(Excerpts from a dataset)
..............................
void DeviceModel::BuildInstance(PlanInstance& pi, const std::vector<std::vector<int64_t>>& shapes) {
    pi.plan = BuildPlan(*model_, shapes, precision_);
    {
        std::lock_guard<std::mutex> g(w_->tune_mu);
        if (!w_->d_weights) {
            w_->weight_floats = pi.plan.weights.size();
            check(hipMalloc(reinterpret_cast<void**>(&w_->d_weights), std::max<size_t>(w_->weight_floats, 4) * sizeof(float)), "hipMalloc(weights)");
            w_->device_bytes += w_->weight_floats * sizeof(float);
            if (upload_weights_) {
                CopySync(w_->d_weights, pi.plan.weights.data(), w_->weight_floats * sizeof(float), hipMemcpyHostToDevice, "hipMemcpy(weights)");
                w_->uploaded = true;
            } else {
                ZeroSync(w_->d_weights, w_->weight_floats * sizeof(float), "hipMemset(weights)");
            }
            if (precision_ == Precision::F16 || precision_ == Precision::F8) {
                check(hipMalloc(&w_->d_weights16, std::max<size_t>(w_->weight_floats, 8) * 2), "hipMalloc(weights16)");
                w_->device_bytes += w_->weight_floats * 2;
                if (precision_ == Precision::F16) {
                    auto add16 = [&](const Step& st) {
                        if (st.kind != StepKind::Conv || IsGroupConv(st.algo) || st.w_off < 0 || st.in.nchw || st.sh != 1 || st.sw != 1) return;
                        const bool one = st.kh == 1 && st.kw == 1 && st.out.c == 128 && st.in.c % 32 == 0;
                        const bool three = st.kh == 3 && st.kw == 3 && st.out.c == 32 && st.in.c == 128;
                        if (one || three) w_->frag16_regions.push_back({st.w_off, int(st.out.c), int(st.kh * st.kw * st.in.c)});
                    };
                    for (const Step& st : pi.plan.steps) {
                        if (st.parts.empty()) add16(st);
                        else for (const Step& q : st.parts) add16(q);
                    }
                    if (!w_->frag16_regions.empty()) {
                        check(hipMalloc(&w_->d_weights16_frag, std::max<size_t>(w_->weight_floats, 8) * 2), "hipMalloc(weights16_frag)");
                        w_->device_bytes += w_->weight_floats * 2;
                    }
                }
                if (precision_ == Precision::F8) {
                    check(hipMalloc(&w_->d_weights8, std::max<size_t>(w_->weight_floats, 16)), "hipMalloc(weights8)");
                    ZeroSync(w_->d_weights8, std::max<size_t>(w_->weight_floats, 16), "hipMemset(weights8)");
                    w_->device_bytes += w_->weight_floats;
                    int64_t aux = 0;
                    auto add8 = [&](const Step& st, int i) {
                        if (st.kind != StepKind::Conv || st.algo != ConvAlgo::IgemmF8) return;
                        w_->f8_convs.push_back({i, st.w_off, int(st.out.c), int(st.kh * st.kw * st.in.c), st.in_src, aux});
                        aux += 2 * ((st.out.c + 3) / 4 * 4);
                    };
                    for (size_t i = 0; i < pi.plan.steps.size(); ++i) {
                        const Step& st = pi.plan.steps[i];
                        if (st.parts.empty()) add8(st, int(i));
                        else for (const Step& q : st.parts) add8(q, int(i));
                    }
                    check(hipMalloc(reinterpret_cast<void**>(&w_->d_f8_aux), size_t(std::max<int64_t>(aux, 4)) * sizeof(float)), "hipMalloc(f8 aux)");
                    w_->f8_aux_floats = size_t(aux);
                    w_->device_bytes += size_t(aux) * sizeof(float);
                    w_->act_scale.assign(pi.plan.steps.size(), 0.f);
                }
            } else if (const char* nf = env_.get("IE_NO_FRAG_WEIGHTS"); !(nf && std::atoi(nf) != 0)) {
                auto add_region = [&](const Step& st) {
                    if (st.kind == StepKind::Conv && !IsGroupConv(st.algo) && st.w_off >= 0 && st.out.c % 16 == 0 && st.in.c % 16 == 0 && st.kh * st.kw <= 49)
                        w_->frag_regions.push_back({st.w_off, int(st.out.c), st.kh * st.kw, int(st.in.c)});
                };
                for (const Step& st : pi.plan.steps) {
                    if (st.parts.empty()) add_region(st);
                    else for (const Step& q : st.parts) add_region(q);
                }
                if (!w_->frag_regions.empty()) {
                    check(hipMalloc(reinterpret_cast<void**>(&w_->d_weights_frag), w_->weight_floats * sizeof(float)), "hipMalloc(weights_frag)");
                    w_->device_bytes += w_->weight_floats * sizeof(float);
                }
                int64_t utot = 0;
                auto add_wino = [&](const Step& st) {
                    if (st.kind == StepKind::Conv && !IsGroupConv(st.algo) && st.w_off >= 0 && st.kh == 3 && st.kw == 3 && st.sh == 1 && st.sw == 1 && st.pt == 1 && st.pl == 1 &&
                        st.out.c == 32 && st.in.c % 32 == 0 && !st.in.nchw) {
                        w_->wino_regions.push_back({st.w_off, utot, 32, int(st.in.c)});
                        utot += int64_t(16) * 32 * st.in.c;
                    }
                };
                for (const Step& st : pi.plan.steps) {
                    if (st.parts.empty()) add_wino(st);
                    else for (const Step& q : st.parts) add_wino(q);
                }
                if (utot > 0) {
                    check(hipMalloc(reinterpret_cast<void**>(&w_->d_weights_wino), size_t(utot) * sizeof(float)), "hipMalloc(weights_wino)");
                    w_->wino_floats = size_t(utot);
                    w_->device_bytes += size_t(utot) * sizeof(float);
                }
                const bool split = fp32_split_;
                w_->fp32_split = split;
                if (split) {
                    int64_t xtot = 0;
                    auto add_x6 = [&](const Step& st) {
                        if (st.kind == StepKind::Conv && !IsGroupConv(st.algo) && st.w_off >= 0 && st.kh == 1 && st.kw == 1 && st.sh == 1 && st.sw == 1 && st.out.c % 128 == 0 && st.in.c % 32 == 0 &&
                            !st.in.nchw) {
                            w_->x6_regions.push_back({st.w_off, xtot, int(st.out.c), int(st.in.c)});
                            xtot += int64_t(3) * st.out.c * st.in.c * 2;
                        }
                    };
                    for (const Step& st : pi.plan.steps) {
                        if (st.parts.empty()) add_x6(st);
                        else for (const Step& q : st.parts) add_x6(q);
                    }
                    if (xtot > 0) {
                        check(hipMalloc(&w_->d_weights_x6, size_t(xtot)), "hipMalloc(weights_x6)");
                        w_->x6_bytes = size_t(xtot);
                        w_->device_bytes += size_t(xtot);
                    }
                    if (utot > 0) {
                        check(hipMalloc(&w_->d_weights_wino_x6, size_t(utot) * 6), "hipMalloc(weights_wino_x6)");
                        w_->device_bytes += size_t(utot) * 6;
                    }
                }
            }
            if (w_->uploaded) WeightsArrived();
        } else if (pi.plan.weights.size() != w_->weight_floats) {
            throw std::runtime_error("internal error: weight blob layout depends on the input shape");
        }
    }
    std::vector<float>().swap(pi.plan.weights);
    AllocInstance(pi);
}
..............................
▸ **Instructions for the task**:
Nothing in the entries may be left out; each line is to be output exactly.

▸ **Reply**:
void DeviceModel::BuildInstance(PlanInstance& pi, const std::vector<std::vector<int64_t>>& shapes) {
    pi.plan = BuildPlan(*model_, shapes, precision_);
    {
        std::lock_guard<std::mutex> g(w_->tune_mu);
        if (!w_->d_weights) {
            w_->weight_floats = pi.plan.weights.size();
            check(hipMalloc(reinterpret_cast<void**>(&w_->d_weights), std::max<size_t>(w_->weight_floats, 4) * sizeof(float)), "hipMalloc(weights)");
            w_->device_bytes += w_->weight_floats * sizeof(float);
            if (upload_weights_) {
                CopySync(w_->d_weights, pi.plan.weights.data(), w_->weight_floats * sizeof(float), hipMemcpyHostToDevice, "hipMemcpy(weights)");
                w_->uploaded = true;
            } else {
                ZeroSync(w_->d_weights, w_->weight_floats * sizeof(float), "hipMemset(weights)");
            }
            if (precision_ == Precision::F16 || precision_ == Precision::F8) {
                check(hipMalloc(&w_->d_weights16, std::max<size_t>(w_->weight_floats, 8) * 2), "hipMalloc(weights16)");
                w_->device_bytes += w_->weight_floats * 2;
                if (precision_ == Precision::F16) {
                    auto add16 = [&](const Step& st) {
                        if (st.kind != StepKind::Conv || IsGroupConv(st.algo) || st.w_off < 0 || st.in.nchw || st.sh != 1 || st.sw != 1) return;
                        const bool one = st.kh == 1 && st.kw == 1 && st.out.c == 128 && st.in.c % 32 == 0;
                        const bool three = st.kh == 3 && st.kw == 3 && st.out.c == 32 && st.in.c == 128;
                        if (one || three) w_->frag16_regions.push_back({st.w_off, int(st.out.c), int(st.kh * st.kw * st.in.c)});
                    };
                    for (const Step& st : pi.plan.steps) {
                        if (st.parts.empty()) add16(st);
                        else for (const Step& q : st.parts) add16(q);
                    }
                    if (!w_->frag16_regions.empty()) {
                        check(hipMalloc(&w_->d_weights16_frag, std::max<size_t>(w_->weight_floats, 8) * 2), "hipMalloc(weights16_frag)");
                        w_->device_bytes += w_->weight_floats * 2;
                    }
                }
                if (precision_ == Precision::F8) {
                    check(hipMalloc(&w_->d_weights8, std::max<size_t>(w_->weight_floats, 16)), "hipMalloc(weights8)");
                    ZeroSync(w_->d_weights8, std::max<size_t>(w_->weight_floats, 16), "hipMemset(weights8)");
                    w_->device_bytes += w_->weight_floats;
                    int64_t aux = 0;
                    auto add8 = [&](const Step& st, int i) {
                        if (st.kind != StepKind::Conv || st.algo != ConvAlgo::IgemmF8) return;
                        w_->f8_convs.push_back({i, st.w_off, int(st.out.c), int(st.kh * st.kw * st.in.c), st.in_src, aux});
                        aux += 2 * ((st.out.c + 3) / 4 * 4);
                    };
                    for (size_t i = 0; i < pi.plan.steps.size(); ++i) {
                        const Step& st = pi.plan.steps[i];
                        if (st.parts.empty()) add8(st, int(i));
                        else for (const Step& q : st.parts) add8(q, int(i));
                    }
                    check(hipMalloc(reinterpret_cast<void**>(&w_->d_f8_aux), size_t(std::max<int64_t>(aux, 4)) * sizeof(float)), "hipMalloc(f8 aux)");
                    w_->f8_aux_floats = size_t(aux);
                    w_->device_bytes += size_t(aux) * sizeof(float);
                    w_->act_scale.assign(pi.plan.steps.size(), 0.f);
                }
            } else if (const char* nf = env_.get("IE_NO_FRAG_WEIGHTS"); !(nf && std::atoi(nf) != 0)) {
                auto add_region = [&](const Step& st) {
                    if (st.kind == StepKind::Conv && !IsGroupConv(st.algo) && st.w_off >= 0 && st.out.c % 16 == 0 && st.in.c % 16 == 0 && st.kh * st.kw <= 49)
                        w_->frag_regions.push_back({st.w_off, int(st.out.c), st.kh * st.kw, int(st.in.c)});
                };
                for (const Step& st : pi.plan.steps) {
                    if (st.parts.empty()) add_region(st);
                    else for (const Step& q : st.parts) add_region(q);
                }
                if (!w_->frag_regions.empty()) {
                    check(hipMalloc(reinterpret_cast<void**>(&w_->d_weights_frag), w_->weight_floats * sizeof(float)), "hipMalloc(weights_frag)");
                    w_->device_bytes += w_->weight_floats * sizeof(float);
                }
                int64_t utot = 0;
                auto add_wino = [&](const Step& st) {
                    if (st.kind == StepKind::Conv && !IsGroupConv(st.algo) && st.w_off >= 0 && st.kh == 3 && st.kw == 3 && st.sh == 1 && st.sw == 1 && st.pt == 1 && st.pl == 1 &&
                        st.out.c == 32 && st.in.c % 32 == 0 && !st.in.nchw) {
                        w_->wino_regions.push_back({st.w_off, utot, 32, int(st.in.c)});
                        utot += int64_t(16) * 32 * st.in.c;
                    }
                };
                for (const Step& st : pi.plan.steps) {
                    if (st.parts.empty()) add_wino(st);
                    else for (const Step& q : st.parts) add_wino(q);
                }
                if (utot > 0) {
                    check(hipMalloc(reinterpret_cast<void**>(&w_->d_weights_wino), size_t(utot) * sizeof(float)), "hipMalloc(weights_wino)");
                    w_->wino_floats = size_t(utot);
                    w_->device_bytes += size_t(utot) * sizeof(float);
                }
                const bool split = fp32_split_;
                w_->fp32_split = split;
                if (split) {
                    int64_t xtot = 0;
                    auto add_x6 = [&](const Step& st) {
                        if (st.kind == StepKind::Conv && !IsGroupConv(st.algo) && st.w_off >= 0 && st.kh == 1 && st.kw == 1 && st.sh == 1 && st.sw == 1 && st.out.c % 128 == 0 && st.in.c % 32 == 0 &&
                            !st.in.nchw) {
                            w_->x6_regions.push_back({st.w_off, xtot, int(st.out.c), int(st.in.c)});
                            xtot += int64_t(3) * st.out.c * st.in.c * 2;
                        }
                    };
                    for (const Step& st : pi.plan.steps) {
                        if (st.parts.empty()) add_x6(st);
                        else for (const Step& q : st.parts) add_x6(q);
                    }
                    if (xtot > 0) {
                        check(hipMalloc(&w_->d_weights_x6, size_t(xtot)), "hipMalloc(weights_x6)");
                        w_->x6_bytes = size_t(xtot);
                        w_->device_bytes += size_t(xtot);
                    }
                    if (utot > 0) {
                        check(hipMalloc(&w_->d_weights_wino_x6, size_t(utot) * 6), "hipMalloc(weights_wino_x6)");
                        w_->device_bytes += size_t(utot) * 6;
                    }
                }
            }
            if (w_->uploaded) WeightsArrived();
        } else if (pi.plan.weights.size() != w_->weight_floats) {
            throw std::runtime_error("internal error: weight blob layout depends on the input shape");
        }
    }
    std::vector<float>().swap(pi.plan.weights);
    AllocInstance(pi);
}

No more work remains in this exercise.